FIG. 1 is a flowchart illustrating a method of image classification according to an embodiment of the present invention;

FIG. 2 is a diagram of a full convolution network model in accordance with an embodiment of the present invention;

FIG. 3 is a flowchart of a method of image classification according to an embodiment of the invention;

FIG. 4 is a diagram illustrating image segmentation and image encoding according to an embodiment of the present invention;

FIG. 5 is a diagram illustrating image reconstruction according to an embodiment of the present invention;

FIG. 6 is a flowchart illustrating an overall image classification method according to an embodiment of the present invention;

FIG. 7 is a schematic structural diagram of an image classification apparatus according to an embodiment of the present invention;

FIG. 8 is a schematic structural diagram of an image classification apparatus according to an embodiment of the present invention;

fig. 9 is a schematic structural diagram of an image classification apparatus according to an embodiment of the invention.

Detailed Description

The preferred embodiments of the present invention will be described in conjunction with the accompanying drawings, and it will be understood that they are described herein for the purpose of illustration and explanation and not limitation.

In the related art, the full convolution neural network is semantically segmented based on the pixel level, the problem of too high computational complexity is brought if the full convolution neural network is directly applied to a high-resolution remote sensing image, and the problem of image spot breakage and the influence of salt and pepper noise are brought by pixel-based processing.

In order to solve the above problems, in this embodiment, the remote sensing image is subjected to image segmentation according to an object-oriented idea, and the segmented sub-regions are used as pixels of an input image of a full convolution neural network, so that an object-oriented technology is combined with the full convolution neural network, and a more efficient image classification method is provided.

Referring to fig. 1, the image classification method in the present embodiment includes:

step 101: and carrying out image segmentation on the original image according to preset characteristics to obtain a plurality of mutually disjoint sub-areas, and recording the position information occupied by each sub-area in the original image.

Step 102: and replacing each sub-region in the original image with a pixel characteristic value corresponding to each sub-region respectively to obtain a first image.

Step 103: and classifying the pixels in the first image by using a full convolution neural network to obtain a second image.

Step 104: and according to the position information, carrying out image reconstruction on the second image to obtain a classified image corresponding to the size and the pixel position of the original image.

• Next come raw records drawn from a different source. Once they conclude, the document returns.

# ISAE-PNX/SaDVIO

Measured on AMD Instinct MI355X. Metric: BA iterations/sec (ms/solve in ms_per_solve), 20-KF/8k-landmark window, higher is better.
Workload: dtype f64; 1 GPU; synthetic 20 KF x 8000 landmarks x 40000 reprojection factors (pixel), GN 10 iters (LM step attempts, early exits disabled); windows_per_gpu=1, parallelism=single window, n_kf=20, n_lmk=8000, n_obs=40000, reduced_dim=114

## Files before the change

### sadvio_amd/csrc/kernels.h

```cpp
#pragma once
#include "ba_types.h"
#include "device_math.h"
#include "chol16.h"

namespace sadvio {

struct DevPtrs {
    const WinDev* win;
    const Tile* tiles;
    const double* kf_T0;
    const int* kf_fidx;
    double* xp; double* xv; double* xba; double* xbg;
    long long xp_stride, xv_stride, xl_stride;
    const double* kf_vel; const double* kf_ba; const double* kf_bg;
    const double* cam_K; const double* cam_T; const double* cam_isig;
    const double* lmk_p; double* xl; double* s_lmk;
    const unsigned char* lmk_const;
    const int* lmk_ob; const int* lmk_oe;
    const int* obs_kf; const int* obs_cam; const double* obs_meas;
    const unsigned char* obs_slot;
    const int* tile_kf;
    const int* tile_lmk;
    const int* tile_row;
    const int4* pre_lane;
// ... 260 lines not shown

struct ObsLin {
    double r[2], Jp[12], Jl[6];
    double rho;
    int row;
    int slot;
    bool valid;
    bool counted;
};

struct ObsPre {
    int slot, craw;
    double m[3];
};
template <int FACTOR>
__device__ __forceinline__ ObsPre obs_prefetch(const DevPtrs& P, int o) {
    ObsPre q;
    q.slot = P.obs_slot[o];
    q.craw = P.obs_cam[o];
    if (FACTOR == 0) { const double* m = P.obs_meas + 2 * (long long)o; q.m[0] = m[0]; q.m[1] = m[1]; q.m[2] = 0.0; }
    else { const double* m = P.obs_meas + 3 * (long long)o; q.m[0] = m[0]; q.m[1] = m[1]; q.m[2] = m[2]; }
    return q;
}

template <int FACTOR, bool RARE>
__device__ __forceinline__ void lane_linearize(const DevPtrs& P, const double* poseTab, const double* camTab,
                                               const int* rowTab, int cam_base, const ObsPre& ob, const double* pw, bool keep_jl,
                                               bool lcounted, ObsLin& L) {
    const int slot = ob.slot;
    const int craw = ob.craw;
    const int cam = craw < 0 ? 0 : craw - cam_base;
    const double* tab = poseTab + slot * POSE_TAB;
    const double* ct = camTab + cam * 17;
    L.slot = slot;
    L.row = rowTab[slot];
    if (RARE && craw < 0) {
        const int code = -1 - craw;
        const SparseDev& f = P.sparse[code >> 1];
        p2l_pseudo_obs<true>(tab, pw, f.delta, f.W, code & 1, L.r, L.Jp, L.Jl);
        L.rho = L.r[0] * L.r[0] + L.r[1] * L.r[1];
        if (L.row < 0) {
#pragma unroll
            for (int i = 0; i < 12; i++) L.Jp[i] = 0.0;
        }
        if (!keep_jl) {
#pragma unroll
            for (int i = 0; i < 6; i++) L.Jl[i] = 0.0;
        }
        L.counted = (L.row >= 0) || lcounted;
        return;
    }
    if (FACTOR == 0) {
        pixel_factor<true>(tab, ct, ct + 4, pw, ob.m[0], ob.m[1], ct[16], L.r, L.Jp, L.Jl);
    } else {
        double b[3] = {ob.m[0], ob.m[1], ob.m[2]};
        angular_factor<true>(tab, ct + 4, pw, b, ct[16], L.r, L.Jp, L.Jl);
    }
    L.rho = L.r[0] * L.r[0] + L.r[1] * L.r[1];
    if (RARE) {
        double sc;
        L.rho = huber_rho(P.o.huber_a, L.rho, sc);
        if (sc != 1.0) {
            L.r[0] *= sc; L.r[1] *= sc;
#pragma unroll
            for (int i = 0; i < 12; i++) L.Jp[i] *= sc;
#pragma unroll
            for (int i = 0; i < 6; i++) L.Jl[i] *= sc;
        }
    }
    if (L.row < 0) {
#pragma unroll
        for (int i = 0; i < 12; i++) L.Jp[i] = 0.0;
    }
    if (!keep_jl) {
#pragma unroll
        for (int i = 0; i < 6; i++) L.Jl[i] = 0.0;
    }
    L.counted = (L.row >= 0) || lcounted;
    if (!L.counted) {  }
}
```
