#define MS_EU 8
template <int DT, int MODE>
__global__ __launch_bounds__(64, MS_EU) void k_mixstate(FbArgs a)
{
#define MS_CHUNK 32
#define MS_CAP 128
#define MS_PARTS 4
   constexpr int GS = 16, HPS = 64 / GS, NQ = (DT + 1) / 2, XS = (DT + 3) & ~3;
   constexpr int CH = MS_CHUNK;
   __shared__ float xs[CH * XS];
   __shared__ double Lt[CH][GS];
   __shared__ double hSeed[CH];
   const int st = a.stBase + blockIdx.x, lane = threadIdx.x, grp = lane / GS, sub = lane % GS;
   const int nst = a.stCnt[st] < a.stCap ? a.stCnt[st] : a.stCap;
   const int part = blockIdx.y;
   const int r0 = part * MS_CAP, r1 = (part == (int)gridDim.y - 1 || r0 + MS_CAP > nst) ? nst : r0 + MS_CAP;
   if (r0 >= nst) return;
   const HitS *bucket = a.stBucket + (size_t)st * a.stCap;
   const int c0 = a.stateCompOff[st], M = a.stateCompOff[st + 1] - c0;
   const bool single = (M == 1 || a.maxM == 1);
   constexpr bool upMu = (MODE & 1) != 0, upVa = (MODE & 2) != 0;
   const bool upWt = a.uFlags & HTKAMD_UPMIXES;
   __shared__ float4 pl[NQ][GS];
   int g = 0;
   float wt = 0.0f, gcst = 0.0f;
   if (sub < M) {
      g = a.compGauss[c0 + sub];
      wt = a.compLogWt[c0 + sub];
      gcst = a.gparam[(size_t)g * a.PS + 2 * DT];
      if (grp == 0) {
         const float4 *P4 = (const float4 *)(a.gparam + (size_t)g * a.PS);
#pragma unroll
         for (int q = 0; q < NQ; q++) { const float4 pv = P4[q]; pl[q][sub] = make_float4(pv.x, pv.z, pv.y, pv.w); }
      }
   }
   float meanR[GS];
   const int gOfLane = (lane < M) ? a.compGauss[c0 + lane] : 0;
#pragma unroll
   for (int m = 0; m < GS; m++) { const int gm_ = __builtin_amdgcn_readlane(gOfLane, m); meanR[m] = (m < M && lane < DT) ? a.mean[(size_t)gm_ * DT + lane] : 0.0f; }
   double sMu[GS], sVa[GS];
#pragma unroll
   for (int m = 0; m < GS; m++) { sMu[m] = 0.0; sVa[m] = 0.0; }
   double wtAcc = 0.0;
   int nTriples = 0;
   const double minF = uniform_f64((double)a.minFrwdP);

   for (int base = r0; base < r1; base += CH) {
      const int n = (r1 - base < CH) ? r1 - base : CH;
      __syncthreads();
      int hfr = 0;
      if (lane < n) { const HitS h = bucket[base + lane]; hfr = h.frame; hSeed[lane] = h.seed; }
      for (int r = 0; r < n; r++) {
         const int fr = __builtin_amdgcn_readlane(hfr, r);
         if (lane < DT)
// ... 25 lines not shown
                  sum += tt[0];
                  if (2 * q + 1 < DT) sum += tt[1];
               }
               const float prob = -0.5f * sum;
               const double x = (seed + (double)wt) + (double)prob;
               if (-x < minF) { pass = true; Lr = a.fastMath ? (double)__builtin_amdgcn_exp2f((float)x * 1.44269504088896341f) : exp(x); }
            }
         }
         if (have) Lt[h][sub] = pass ? Lr : 0.0;
         wtAcc += pass ? Lr : 0.0;
         nTriples += pass ? 1 : 0;
      }
      __syncthreads();
      if (upMu || upVa) {
         unsigned long long bmAll[GS];
#pragma unroll
         for (int m4 = 0; m4 < GS; m4 += 4) {
            double Lq[4];
#pragma unroll
            for (int i = 0; i < 4; i++) Lq[i] = (lane < n) ? Lt[lane][m4 + i] : 0.0;
#pragma unroll
            for (int i = 0; i < 4; i++) bmAll[m4 + i] = __ballot(Lq[i] != 0.0);
         }
#pragma unroll
         for (int m = 0; m < GS; m++) {
            if (m < M) {
               unsigned long long bm = bmAll[m];
               double mu = sMu[m], va = sVa[m];
               const float mean = meanR[m];
               while (bm) {
                  double Lv[4]; float xv[4];
#pragma unroll
                  for (int i = 0; i < 4; i++) {
                     const bool live = bm != 0;
                     const int h = live ? (int)__builtin_ctzll(bm) : 0;
                     bm &= bm - 1;
                     Lv[i] = live ? Lt[h][m] : 0.0;
                     xv[i] = xs[h * XS + (lane < DT ? lane : 0)];
                  }
#pragma unroll
                  for (int i = 0; i < 4; i++) {
                     const double L = Lv[i];
                     const float z = xv[i] - mean;
                     if constexpr (upMu && upVa) { const float zl = (float)((double)z * L); mu += (double)zl; va += (double)(z * zl); }
                     else if constexpr (upMu) mu += (double)z * L;
                     else va += (double)(z * z) * L;
                  }
               }
               sMu[m] = mu; sVa[m] = va;
            }
         }
      }
   }
#pragma unroll
   for (int m = 0; m < GS; m++) {
      if (m < M && lane < DT) {
         const int gm = a.compGauss[c0 + m];
         if (upMu && sMu[m] != 0.0) atomicAdd(a.acc + a.lay.mu + (size_t)gm * DT + lane, sMu[m]);
         if (upVa && sVa[m] != 0.0) atomicAdd(a.acc + a.lay.va + (size_t)gm * DT + lane, sVa[m]);
      }
   }
   double w = wtAcc;
   w += __shfl_xor(w, 16); w += __shfl_xor(w, 32);
   if (grp == 0 && sub < M && w != 0.0) {
      if (upWt) atomicAdd(a.acc + a.lay.wt + c0 + sub, w);
      if (upMu) atomicAdd(a.acc + a.lay.muOcc + g, w);
      if (upVa) atomicAdd(a.acc + a.lay.vaOcc + g, w);
   }
#pragma unroll
   for (int o = 32; o > 0; o >>= 1) nTriples += __shfl_xor(nTriples, o);
   if (lane == 0) { if (part == 0) a.stCnt[a.nTiedStates + 4 + 2 * st] = nst; atomicAdd(a.stCnt + a.nTiedStates + 5 + 2 * st, nTriples); }
   double so = (sub < M) ? w : 0.0;
#pragma unroll
   for (int o = GS / 2; o > 0; o >>= 1) so += __shfl_xor(so, o);
   if (lane == 0 && so != 0.0) atomicAdd(a.acc + a.lay.wtOcc + st, so);
}
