template <int E, bool SMALL>
__global__ __launch_bounds__(kBlock) void spf_sort_tiles_wave_kernel(TileLists tl, const uint32_t* __restrict__ flags,
                                                                     uint32_t* __restrict__ counters,
                                                                     uint64_t* __restrict__ pairs, uint64_t capacity,
                                                                     uint32_t lo, int RT,
                                                                     uint32_t dense_thr, uint2* __restrict__ order, int T, uint32_t dense_thr_fwd) {
    if (counters[0] > capacity) return;
    const int ob = order ? 8 * order_windows(RT) : 0;
    if ((int)blockIdx.x < ob) {
        tile_order_block((int)blockIdx.x, tl.count, flags, order, RT, T, tl.cap, dense_thr, dense_thr_fwd);
        return;
    }
    const int tile = ((int)blockIdx.x - ob) * (kBlock / kWave) + (threadIdx.x >> 6);
    if (tile >= RT) return;
    uint32_t b, n;
    tile_range(tl, tile, b, n);
    if (n <= lo || n > (uint32_t)(kWave * E)) return;
    if (SMALL) {
        if (n <= 2u * kWave) sort_tile_in_wave<2>(pairs + b, n);
        else if (n <= 4u * kWave) sort_tile_in_wave<4>(pairs + b, n);
        else if (E <= 8 || n <= 8u * kWave) sort_tile_in_wave<8>(pairs + b, n);
        else sort_tile_in_wave<16>(pairs + b, n);
    } else {
        sort_tile_in_wave<E>(pairs + b, n);
    }
}

template <int E, bool MIRROR>
__device__ __forceinline__ void block_step(uint64_t (&r)[E], uint64_t* __restrict__ s, int t, int tmask) {
#pragma unroll
    for (int k = 0; k < E; ++k) s[k * kBlock + t] = r[k];
    __syncthreads();
    const int pt = t ^ tmask;
    const bool lower = (t & (MIRROR ? (tmask + 1) >> 1 : tmask)) == 0;
#pragma unroll
    for (int k = 0; k < E; ++k) {
        const uint64_t o = s[(MIRROR ? E - 1 - k : k) * kBlock + pt];
        r[k] = ((o < r[k]) == lower) ? o : r[k];
    }
    __syncthreads();
}

template <int E>
__device__ __forceinline__ void sort_tile_in_block(uint64_t* __restrict__ p, uint32_t n, uint64_t* __restrict__ s_x) {
    const int t = threadIdx.x, lane = t & (kWave - 1);
    uint64_t r[E];
#pragma unroll
    for (int k = 0; k < E; ++k) {
        const uint32_t e = (uint32_t)(E * t + k);
        r[k] = e < n ? p[e] : ~0ull;
    }
    merges_inside<E, 2>(r);
    merges_across<E, 2 * E>(r, lane);
    block_step<E, true>(r, s_x, t, 127);
    lane_steps_down<E, 32 * E>(r, lane);
    thread_steps_down<E, E / 2>(r);
    block_step<E, true>(r, s_x, t, 255);
    block_step<E, false>(r, s_x, t, 64);
    lane_steps_down<E, 32 * E>(r, lane);
    thread_steps_down<E, E / 2>(r);
#pragma unroll
    for (int k = 0; k < E; ++k) {
        const uint32_t e = (uint32_t)(E * t + k);
        if (e < n) p[e] = r[k];
    }
}

template <int E>
__global__ __launch_bounds__(kBlock) void spf_sort_tiles_block_kernel(TileLists tl,
                                                                      const uint32_t* __restrict__ counters,
                                                                      uint64_t* __restrict__ pairs, uint64_t capacity,
                                                                      uint32_t lo) {
    __shared__ uint64_t s_x[E * kBlock];
    if (counters[0] > capacity) return;
    uint32_t b, n;
    tile_range(tl, blockIdx.x, b, n);
    if (n <= lo || n > (uint32_t)(kBlock * E)) return;
    sort_tile_in_block<E>(pairs + b, n, s_x);
}

template <int E, bool MIRROR>
__device__ __forceinline__ void pair_step(uint64_t (&r)[E], uint64_t* __restrict__ s, int t, int tmask) {
    constexpr int NT = 2 * kWave;
#pragma unroll
    for (int k = 0; k < E; ++k) s[k * NT + t] = r[k];
    __syncthreads();
    const int pt = t ^ tmask;
    const bool lower = (t & (MIRROR ? (tmask + 1) >> 1 : tmask)) == 0;
#pragma unroll
    for (int k = 0; k < E; ++k) {
        const uint64_t o = s[(MIRROR ? E - 1 - k : k) * NT + pt];
        r[k] = ((o < r[k]) == lower) ? o : r[k];
    }
}
template <int E>
__device__ __forceinline__ void sort_tile_in_pair(uint64_t* __restrict__ p, uint32_t n, uint64_t* __restrict__ s_x) {
    const int t = threadIdx.x, lane = t & (kWave - 1);
    uint64_t r[E];
#pragma unroll
    for (int k = 0; k < E; ++k) {
        const uint32_t e = (uint32_t)(E * t + k);
        r[k] = e < n ? p[e] : ~0ull;
    }
    merges_inside<E, 2>(r);
    merges_across<E, 2 * E>(r, lane);
    pair_step<E, true>(r, s_x, t, 127);
    lane_steps_down<E, 32 * E>(r, lane);
    thread_steps_down<E, E / 2>(r);
#pragma unroll
    for (int k = 0; k < E; ++k) {
        const uint32_t e = (uint32_t)(E * t + k);
        if (e < n) p[e] = r[k];
    }
}
__global__ __launch_bounds__(2 * kWave) void spf_sort_tiles_pair_kernel(TileLists tl, const uint32_t* __restrict__ flags,
                                                                        uint32_t* __restrict__ counters,
                                                                        uint64_t* __restrict__ pairs, uint64_t capacity,
                                                                        int RT, uint32_t dense_thr,
                                                                        uint2* __restrict__ order, int T, uint32_t dense_thr_fwd) {
    __shared__ uint64_t s_x[8 * 2 * kWave];
    if (counters[0] > capacity) return;
    const int ob = order ? 8 * order_windows(RT) : 0;
    if ((int)blockIdx.x < ob) {
        tile_order_block((int)blockIdx.x, tl.count, flags, order, RT, T, tl.cap, dense_thr, dense_thr_fwd);
        return;
    }
    const int tile = (int)blockIdx.x - ob;
    uint32_t b, n;
    tile_range(tl, tile, b, n);
    if (n <= 1u || n > 1024u) return;
    if (n <= 4u * kWave) {
        if (threadIdx.x >= kWave) return;
        if (n <= 2u * kWave) sort_tile_in_wave<2>(pairs + b, n);
        else sort_tile_in_wave<4>(pairs + b, n);
        return;
    }
    if (n <= 8u * kWave) sort_tile_in_pair<4>(pairs + b, n, s_x);
    else sort_tile_in_pair<8>(pairs + b, n, s_x);
}

template <bool BIG>
__global__ __launch_bounds__(kBlock) void spf_sort_tiles_mixed_kernel(TileLists tl, const uint32_t* __restrict__ flags,
                                                                      uint32_t* __restrict__ counters,
                                                                      uint64_t* __restrict__ pairs, uint64_t capacity,
                                                                      int RT, uint32_t dense_thr,
                                                                      uint2* __restrict__ order, int T, uint32_t dense_thr_fwd) {
    __shared__ uint64_t s_x[(BIG ? 16 : 8) * kBlock];
    if (counters[0] > capacity) return;
    const int ob = order ? 8 * order_windows(RT) : 0;
    if ((int)blockIdx.x < ob) {
        tile_order_block((int)blockIdx.x, tl.count, flags, order, RT, T, tl.cap, dense_thr, dense_thr_fwd);
        return;
    }
    int blk = (int)blockIdx.x - ob;
    if (BIG) {
        if (blk < RT) {
            uint32_t b, n;
            tile_range(tl, blk, b, n);
            if (n > 2048u && n <= 4096u) sort_tile_in_block<16>(pairs + b, n, s_x);
            return;
        }
        blk -= RT;
    }
    if (blk < RT) {
        uint32_t b, n;
        tile_range(tl, blk, b, n);
        if (n <= 512u || n > 2048u) return;
        if (n <= 1024u) sort_tile_in_block<4>(pairs + b, n, s_x);
        else sort_tile_in_block<8>(pairs + b, n, s_x);
        return;
    }
    const int tile = (blk - RT) * (kBlock / kWave) + (threadIdx.x >> 6);
    if (tile >= RT) return;
    uint32_t b, n;
    tile_range(tl, tile, b, n);
    if (n <= 1u || n > 512u) return;
    if (n <= 2u * kWave) sort_tile_in_wave<2>(pairs + b, n);
    else if (n <= 4u * kWave) sort_tile_in_wave<4>(pairs + b, n);
    else sort_tile_in_wave<8>(pairs + b, n);
}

The present embodiment first performs image segmentation on the original image according to the object-oriented idea, and aggregates pixels of the same class into an object, which may correspond to one pixel of the input image of the global neural network, thereby combining the object-oriented technique and the full convolution neural network. Therefore, the scale of the target to be classified of the full-convolution neural network can be greatly reduced, and the calculation speed is improved, especially for high-resolution images. Moreover, the image segmentation is carried out by adopting an object-oriented technology, so that the problems of broken image spots and the influence of salt and pepper noise can be solved, and the classification precision is improved.

The image segmentation is to divide an image into a plurality of specific regions which have unique properties and are not intersected with each other. The present embodiment does not limit the algorithm of image segmentation, and any suitable image segmentation algorithm may be used to segment the original image. The methods and kinds of image segmentation are numerous, and can be generally divided into three categories: threshold-based segmentation algorithms, edge-based segmentation algorithms, and region-based segmentation algorithms. Wherein:

threshold-based segmentation algorithm: the thresholding can be divided into single thresholding and multi-thresholding. The most common algorithm used in single threshold processing and the segmentation effect is good is Otsu (maximum between class variance algorithm) algorithm. Multi-threshold processing: the K classes are separated by K-1 thresholds, i.e., a plurality of inter-class variances of the image are calculated.

Edge-based segmentation algorithm: because the edge is a set of gray-level abrupt change pixels in the image, the edge is generally detected by differentiation, and the basic edge detection algorithm includes: roberts operator, Prewitt operator, Sobel operator, and a slightly higher algorithm is: a Marr-hilberth edge detector, a Canny edge detector, etc.

The segmentation method based on the region comprises the following steps: mainly comprises two types of region splitting and merging and region growing. Specific algorithms such as watershed algorithm, cluster analysis, markov random field method, multi-scale segmentation, and neural network method, etc.

In this embodiment, the Full Convolutional Network (FCN) model may have various frameworks, such as U-Net (volumetric network for biological Image Segmentation) model, SegNet (A Deep relational Encoder-Decoder for Image Segmentation) model, Deep Lab (systematic Image Segmentation with Deep relational Networks) model, and so on.

The full convolution network, as a novel deep convolution architecture, has two obvious advantages: one is that any size of input image can be accepted without requiring all training images and test images to be the same size; secondly, the characteristics of a plurality of areas can be obtained through one convolution, the problem of repeated calculation convolution of the neural network transmitted into the convolution by the areas is avoided, and therefore the method is more efficient. The frame of the full convolution network is shown in figure 1, the full convolution network is formed by connecting a plurality of convolution layers in series, in order to reduce the number of training parameters in the network, a pooling layer is added behind the convolution layers, finally, the deconvolution operation is carried out on the output characteristic diagram, and the size of the characteristic diagram is restored to the size of an input image.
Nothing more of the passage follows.